╭─ Supplied data

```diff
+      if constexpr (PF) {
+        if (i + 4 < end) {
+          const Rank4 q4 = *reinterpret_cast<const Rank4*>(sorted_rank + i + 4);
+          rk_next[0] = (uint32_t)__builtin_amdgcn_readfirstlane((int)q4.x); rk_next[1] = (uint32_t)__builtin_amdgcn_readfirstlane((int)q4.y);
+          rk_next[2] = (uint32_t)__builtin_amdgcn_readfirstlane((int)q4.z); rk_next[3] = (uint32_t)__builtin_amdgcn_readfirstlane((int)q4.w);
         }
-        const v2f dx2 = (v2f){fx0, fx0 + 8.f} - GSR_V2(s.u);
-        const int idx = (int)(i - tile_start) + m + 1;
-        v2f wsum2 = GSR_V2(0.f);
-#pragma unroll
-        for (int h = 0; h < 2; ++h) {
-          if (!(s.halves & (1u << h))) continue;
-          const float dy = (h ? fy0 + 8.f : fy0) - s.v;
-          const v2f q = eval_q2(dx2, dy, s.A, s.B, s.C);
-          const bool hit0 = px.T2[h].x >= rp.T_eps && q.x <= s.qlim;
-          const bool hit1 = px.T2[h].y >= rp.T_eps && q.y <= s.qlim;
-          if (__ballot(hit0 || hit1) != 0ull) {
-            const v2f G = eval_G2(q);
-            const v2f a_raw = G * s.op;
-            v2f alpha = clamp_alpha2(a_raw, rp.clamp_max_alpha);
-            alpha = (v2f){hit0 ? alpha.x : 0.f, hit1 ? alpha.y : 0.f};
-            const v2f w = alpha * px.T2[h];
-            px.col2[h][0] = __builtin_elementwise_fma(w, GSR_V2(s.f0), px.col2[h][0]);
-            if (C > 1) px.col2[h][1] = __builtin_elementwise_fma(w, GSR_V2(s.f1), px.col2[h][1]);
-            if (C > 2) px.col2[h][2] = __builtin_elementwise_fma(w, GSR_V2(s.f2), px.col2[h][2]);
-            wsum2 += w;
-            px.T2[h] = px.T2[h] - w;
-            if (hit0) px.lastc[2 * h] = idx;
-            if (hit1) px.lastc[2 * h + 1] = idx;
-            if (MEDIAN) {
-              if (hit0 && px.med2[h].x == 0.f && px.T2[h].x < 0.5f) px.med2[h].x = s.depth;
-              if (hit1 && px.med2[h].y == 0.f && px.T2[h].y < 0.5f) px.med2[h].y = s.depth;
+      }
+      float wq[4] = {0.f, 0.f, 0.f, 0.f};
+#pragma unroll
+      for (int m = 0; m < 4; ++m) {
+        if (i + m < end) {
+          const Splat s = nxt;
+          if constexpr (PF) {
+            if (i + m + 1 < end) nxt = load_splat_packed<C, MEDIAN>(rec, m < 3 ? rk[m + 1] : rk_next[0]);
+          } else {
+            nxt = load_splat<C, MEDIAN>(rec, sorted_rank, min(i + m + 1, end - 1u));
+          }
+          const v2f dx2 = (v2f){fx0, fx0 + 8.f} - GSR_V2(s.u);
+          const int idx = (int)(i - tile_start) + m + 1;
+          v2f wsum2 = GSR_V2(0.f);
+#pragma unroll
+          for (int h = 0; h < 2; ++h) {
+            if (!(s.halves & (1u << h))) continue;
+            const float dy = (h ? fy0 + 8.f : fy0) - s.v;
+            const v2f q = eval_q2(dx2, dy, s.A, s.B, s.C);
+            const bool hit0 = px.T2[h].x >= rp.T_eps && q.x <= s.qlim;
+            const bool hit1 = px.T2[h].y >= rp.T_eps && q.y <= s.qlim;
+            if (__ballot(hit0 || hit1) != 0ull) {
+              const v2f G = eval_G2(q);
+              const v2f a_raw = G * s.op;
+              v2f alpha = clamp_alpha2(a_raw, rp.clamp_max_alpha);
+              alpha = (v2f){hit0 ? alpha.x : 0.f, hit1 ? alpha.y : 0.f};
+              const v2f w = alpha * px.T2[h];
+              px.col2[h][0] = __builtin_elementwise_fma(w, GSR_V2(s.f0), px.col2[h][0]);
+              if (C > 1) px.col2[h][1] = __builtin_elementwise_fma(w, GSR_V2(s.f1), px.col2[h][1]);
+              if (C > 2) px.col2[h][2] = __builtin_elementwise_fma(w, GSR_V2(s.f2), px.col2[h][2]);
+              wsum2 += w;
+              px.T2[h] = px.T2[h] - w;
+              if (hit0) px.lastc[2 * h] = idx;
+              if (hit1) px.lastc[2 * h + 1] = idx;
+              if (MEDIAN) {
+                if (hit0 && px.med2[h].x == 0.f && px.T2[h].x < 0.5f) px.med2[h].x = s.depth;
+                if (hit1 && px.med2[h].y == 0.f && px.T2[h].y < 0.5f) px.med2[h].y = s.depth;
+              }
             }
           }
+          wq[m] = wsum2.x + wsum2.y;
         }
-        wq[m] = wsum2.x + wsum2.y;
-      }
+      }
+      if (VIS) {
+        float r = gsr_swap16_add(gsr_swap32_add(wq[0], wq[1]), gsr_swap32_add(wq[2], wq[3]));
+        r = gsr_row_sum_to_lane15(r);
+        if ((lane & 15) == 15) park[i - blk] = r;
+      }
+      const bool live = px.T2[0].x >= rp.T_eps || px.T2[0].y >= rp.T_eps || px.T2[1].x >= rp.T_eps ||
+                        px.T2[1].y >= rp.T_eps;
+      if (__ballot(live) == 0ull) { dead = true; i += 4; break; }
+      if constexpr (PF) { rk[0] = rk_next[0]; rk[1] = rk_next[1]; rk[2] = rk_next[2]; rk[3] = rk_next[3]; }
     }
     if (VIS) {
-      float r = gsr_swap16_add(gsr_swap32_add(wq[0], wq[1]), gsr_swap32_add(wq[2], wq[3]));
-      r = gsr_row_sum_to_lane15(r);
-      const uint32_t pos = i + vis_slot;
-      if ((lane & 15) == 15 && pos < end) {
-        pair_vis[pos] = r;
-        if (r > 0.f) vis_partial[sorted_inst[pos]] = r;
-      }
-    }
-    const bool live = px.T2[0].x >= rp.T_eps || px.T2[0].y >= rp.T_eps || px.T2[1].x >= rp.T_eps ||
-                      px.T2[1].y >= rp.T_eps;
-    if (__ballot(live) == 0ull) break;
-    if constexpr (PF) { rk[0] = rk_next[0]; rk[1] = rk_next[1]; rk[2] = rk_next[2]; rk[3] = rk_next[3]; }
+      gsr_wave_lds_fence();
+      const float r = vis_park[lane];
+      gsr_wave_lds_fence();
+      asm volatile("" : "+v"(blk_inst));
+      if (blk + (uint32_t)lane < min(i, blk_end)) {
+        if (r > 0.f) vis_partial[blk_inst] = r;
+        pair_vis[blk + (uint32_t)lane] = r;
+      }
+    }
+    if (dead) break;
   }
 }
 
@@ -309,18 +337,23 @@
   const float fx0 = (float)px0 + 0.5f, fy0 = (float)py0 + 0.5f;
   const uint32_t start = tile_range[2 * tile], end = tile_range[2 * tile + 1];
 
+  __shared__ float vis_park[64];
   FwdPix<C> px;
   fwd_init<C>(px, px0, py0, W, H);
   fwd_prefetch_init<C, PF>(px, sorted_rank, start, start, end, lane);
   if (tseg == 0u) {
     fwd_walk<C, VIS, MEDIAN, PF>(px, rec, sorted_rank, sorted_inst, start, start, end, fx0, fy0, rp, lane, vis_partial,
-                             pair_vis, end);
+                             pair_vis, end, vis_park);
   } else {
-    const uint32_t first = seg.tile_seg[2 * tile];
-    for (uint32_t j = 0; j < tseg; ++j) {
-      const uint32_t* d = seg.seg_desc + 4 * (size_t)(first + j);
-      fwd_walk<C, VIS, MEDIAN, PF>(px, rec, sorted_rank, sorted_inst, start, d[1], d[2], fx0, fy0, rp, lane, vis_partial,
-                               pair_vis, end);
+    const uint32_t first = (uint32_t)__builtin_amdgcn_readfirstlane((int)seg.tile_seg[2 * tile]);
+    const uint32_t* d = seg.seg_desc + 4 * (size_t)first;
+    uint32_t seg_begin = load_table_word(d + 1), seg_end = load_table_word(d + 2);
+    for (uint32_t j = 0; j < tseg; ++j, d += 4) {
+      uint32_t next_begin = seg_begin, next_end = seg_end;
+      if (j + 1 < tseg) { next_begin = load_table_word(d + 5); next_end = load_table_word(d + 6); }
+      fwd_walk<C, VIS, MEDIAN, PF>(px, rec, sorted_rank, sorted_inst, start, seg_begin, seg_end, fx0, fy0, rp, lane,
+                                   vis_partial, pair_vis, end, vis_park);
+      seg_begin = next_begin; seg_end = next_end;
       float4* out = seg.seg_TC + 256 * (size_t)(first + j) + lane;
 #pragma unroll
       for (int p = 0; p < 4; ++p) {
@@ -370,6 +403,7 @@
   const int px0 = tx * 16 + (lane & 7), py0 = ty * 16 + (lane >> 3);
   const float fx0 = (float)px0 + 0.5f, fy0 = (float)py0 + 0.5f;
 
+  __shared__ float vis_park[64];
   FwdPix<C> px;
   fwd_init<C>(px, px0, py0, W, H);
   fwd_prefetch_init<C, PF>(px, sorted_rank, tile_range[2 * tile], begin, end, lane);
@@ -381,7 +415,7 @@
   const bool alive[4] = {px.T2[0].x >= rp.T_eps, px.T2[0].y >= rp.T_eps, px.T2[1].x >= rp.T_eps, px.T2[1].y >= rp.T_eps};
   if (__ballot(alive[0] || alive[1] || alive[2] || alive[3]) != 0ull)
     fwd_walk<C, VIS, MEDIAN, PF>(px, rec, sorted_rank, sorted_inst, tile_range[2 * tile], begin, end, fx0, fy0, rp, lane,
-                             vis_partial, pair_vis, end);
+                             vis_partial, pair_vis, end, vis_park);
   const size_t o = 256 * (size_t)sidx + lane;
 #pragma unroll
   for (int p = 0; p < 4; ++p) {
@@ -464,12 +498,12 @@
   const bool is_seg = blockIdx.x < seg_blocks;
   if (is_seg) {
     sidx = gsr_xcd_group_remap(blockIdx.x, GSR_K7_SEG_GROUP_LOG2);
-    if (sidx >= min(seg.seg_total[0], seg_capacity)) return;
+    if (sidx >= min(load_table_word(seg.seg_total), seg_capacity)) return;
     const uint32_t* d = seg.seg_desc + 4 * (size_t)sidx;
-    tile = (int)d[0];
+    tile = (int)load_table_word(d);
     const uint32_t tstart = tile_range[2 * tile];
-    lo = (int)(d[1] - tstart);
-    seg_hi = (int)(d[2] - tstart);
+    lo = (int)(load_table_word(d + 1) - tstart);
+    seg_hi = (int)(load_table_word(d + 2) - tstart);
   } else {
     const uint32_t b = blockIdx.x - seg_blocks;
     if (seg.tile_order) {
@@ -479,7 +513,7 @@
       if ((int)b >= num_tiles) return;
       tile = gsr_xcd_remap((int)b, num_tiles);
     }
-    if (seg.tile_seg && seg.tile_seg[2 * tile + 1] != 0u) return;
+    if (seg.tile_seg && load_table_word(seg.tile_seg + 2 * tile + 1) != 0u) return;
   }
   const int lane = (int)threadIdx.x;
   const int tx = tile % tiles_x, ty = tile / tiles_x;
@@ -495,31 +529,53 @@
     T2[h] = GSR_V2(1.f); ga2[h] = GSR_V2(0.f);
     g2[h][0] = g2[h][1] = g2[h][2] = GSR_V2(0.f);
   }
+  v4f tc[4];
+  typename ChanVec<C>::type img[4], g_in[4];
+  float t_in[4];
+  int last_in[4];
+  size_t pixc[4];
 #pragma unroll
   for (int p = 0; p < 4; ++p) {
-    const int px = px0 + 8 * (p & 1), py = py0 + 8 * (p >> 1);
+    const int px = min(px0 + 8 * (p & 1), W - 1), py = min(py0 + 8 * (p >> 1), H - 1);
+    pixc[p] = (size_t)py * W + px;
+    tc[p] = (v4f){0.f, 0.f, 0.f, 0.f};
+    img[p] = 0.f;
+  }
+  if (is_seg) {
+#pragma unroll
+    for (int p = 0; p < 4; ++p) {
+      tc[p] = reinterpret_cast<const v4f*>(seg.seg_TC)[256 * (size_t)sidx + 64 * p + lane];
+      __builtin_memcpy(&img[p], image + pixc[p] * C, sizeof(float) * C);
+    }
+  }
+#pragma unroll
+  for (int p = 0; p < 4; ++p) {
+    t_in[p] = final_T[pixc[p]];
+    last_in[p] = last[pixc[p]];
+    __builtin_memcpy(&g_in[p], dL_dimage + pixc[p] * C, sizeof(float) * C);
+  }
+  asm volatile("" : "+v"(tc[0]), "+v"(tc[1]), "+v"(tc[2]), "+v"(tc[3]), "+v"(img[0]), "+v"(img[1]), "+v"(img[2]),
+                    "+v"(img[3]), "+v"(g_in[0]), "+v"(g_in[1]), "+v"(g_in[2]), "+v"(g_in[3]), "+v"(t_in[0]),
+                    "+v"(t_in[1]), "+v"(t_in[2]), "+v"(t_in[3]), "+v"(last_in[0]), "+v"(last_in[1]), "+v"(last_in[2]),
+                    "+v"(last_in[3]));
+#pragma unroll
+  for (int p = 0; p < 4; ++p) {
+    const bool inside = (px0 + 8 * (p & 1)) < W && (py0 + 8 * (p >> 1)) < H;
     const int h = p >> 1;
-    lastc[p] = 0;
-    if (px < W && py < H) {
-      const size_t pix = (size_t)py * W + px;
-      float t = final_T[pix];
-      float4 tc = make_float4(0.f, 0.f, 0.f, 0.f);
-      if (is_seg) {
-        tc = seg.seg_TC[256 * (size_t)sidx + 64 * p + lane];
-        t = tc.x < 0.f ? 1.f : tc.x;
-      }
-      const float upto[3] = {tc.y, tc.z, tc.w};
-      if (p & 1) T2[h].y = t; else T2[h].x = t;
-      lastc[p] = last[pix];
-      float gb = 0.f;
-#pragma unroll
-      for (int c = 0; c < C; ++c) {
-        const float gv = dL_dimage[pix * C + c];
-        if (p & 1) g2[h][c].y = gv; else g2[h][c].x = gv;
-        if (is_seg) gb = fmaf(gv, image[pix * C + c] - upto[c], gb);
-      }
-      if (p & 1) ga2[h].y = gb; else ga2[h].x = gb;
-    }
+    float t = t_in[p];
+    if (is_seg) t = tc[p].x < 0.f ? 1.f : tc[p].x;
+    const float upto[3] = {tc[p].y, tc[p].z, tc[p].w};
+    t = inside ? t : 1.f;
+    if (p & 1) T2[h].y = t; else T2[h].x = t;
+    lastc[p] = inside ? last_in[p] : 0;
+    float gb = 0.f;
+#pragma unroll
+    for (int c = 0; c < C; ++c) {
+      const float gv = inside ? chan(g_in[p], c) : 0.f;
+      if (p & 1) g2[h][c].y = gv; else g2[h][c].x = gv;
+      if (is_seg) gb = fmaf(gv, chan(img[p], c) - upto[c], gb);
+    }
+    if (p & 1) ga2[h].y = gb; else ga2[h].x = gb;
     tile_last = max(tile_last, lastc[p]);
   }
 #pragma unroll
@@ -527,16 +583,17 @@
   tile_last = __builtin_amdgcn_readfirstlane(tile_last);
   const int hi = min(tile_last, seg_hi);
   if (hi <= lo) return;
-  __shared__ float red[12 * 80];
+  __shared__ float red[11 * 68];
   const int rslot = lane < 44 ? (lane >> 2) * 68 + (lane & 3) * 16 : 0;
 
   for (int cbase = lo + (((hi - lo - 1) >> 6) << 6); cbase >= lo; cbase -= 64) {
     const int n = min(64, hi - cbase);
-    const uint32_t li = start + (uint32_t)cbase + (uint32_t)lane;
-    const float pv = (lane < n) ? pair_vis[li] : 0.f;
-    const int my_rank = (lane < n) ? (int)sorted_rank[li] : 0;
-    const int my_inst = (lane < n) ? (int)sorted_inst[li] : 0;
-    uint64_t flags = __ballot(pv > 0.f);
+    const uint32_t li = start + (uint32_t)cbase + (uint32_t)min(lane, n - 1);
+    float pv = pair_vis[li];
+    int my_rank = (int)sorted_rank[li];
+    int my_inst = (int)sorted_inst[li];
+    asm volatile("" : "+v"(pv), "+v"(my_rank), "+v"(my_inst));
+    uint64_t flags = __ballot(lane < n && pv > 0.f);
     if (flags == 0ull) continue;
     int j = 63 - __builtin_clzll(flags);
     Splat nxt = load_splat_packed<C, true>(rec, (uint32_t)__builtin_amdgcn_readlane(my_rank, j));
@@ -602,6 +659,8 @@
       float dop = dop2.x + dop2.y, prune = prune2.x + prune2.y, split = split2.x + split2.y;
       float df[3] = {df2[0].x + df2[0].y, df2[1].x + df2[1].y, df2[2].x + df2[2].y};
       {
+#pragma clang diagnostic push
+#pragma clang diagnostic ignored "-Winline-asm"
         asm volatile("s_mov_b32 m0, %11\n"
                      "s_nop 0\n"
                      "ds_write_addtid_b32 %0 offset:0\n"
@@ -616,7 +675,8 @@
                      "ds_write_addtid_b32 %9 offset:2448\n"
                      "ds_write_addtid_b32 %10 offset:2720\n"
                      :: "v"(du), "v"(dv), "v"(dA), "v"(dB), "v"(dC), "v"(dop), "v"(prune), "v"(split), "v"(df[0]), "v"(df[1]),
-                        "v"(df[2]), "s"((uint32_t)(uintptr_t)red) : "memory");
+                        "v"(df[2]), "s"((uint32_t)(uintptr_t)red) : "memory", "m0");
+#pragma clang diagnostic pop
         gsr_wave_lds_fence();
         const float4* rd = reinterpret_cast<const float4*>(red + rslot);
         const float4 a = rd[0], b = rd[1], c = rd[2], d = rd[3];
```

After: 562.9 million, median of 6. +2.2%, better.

╰─

Work out how many lines of the data include the word "dead", and write that number alone.

* **Result of this task**
2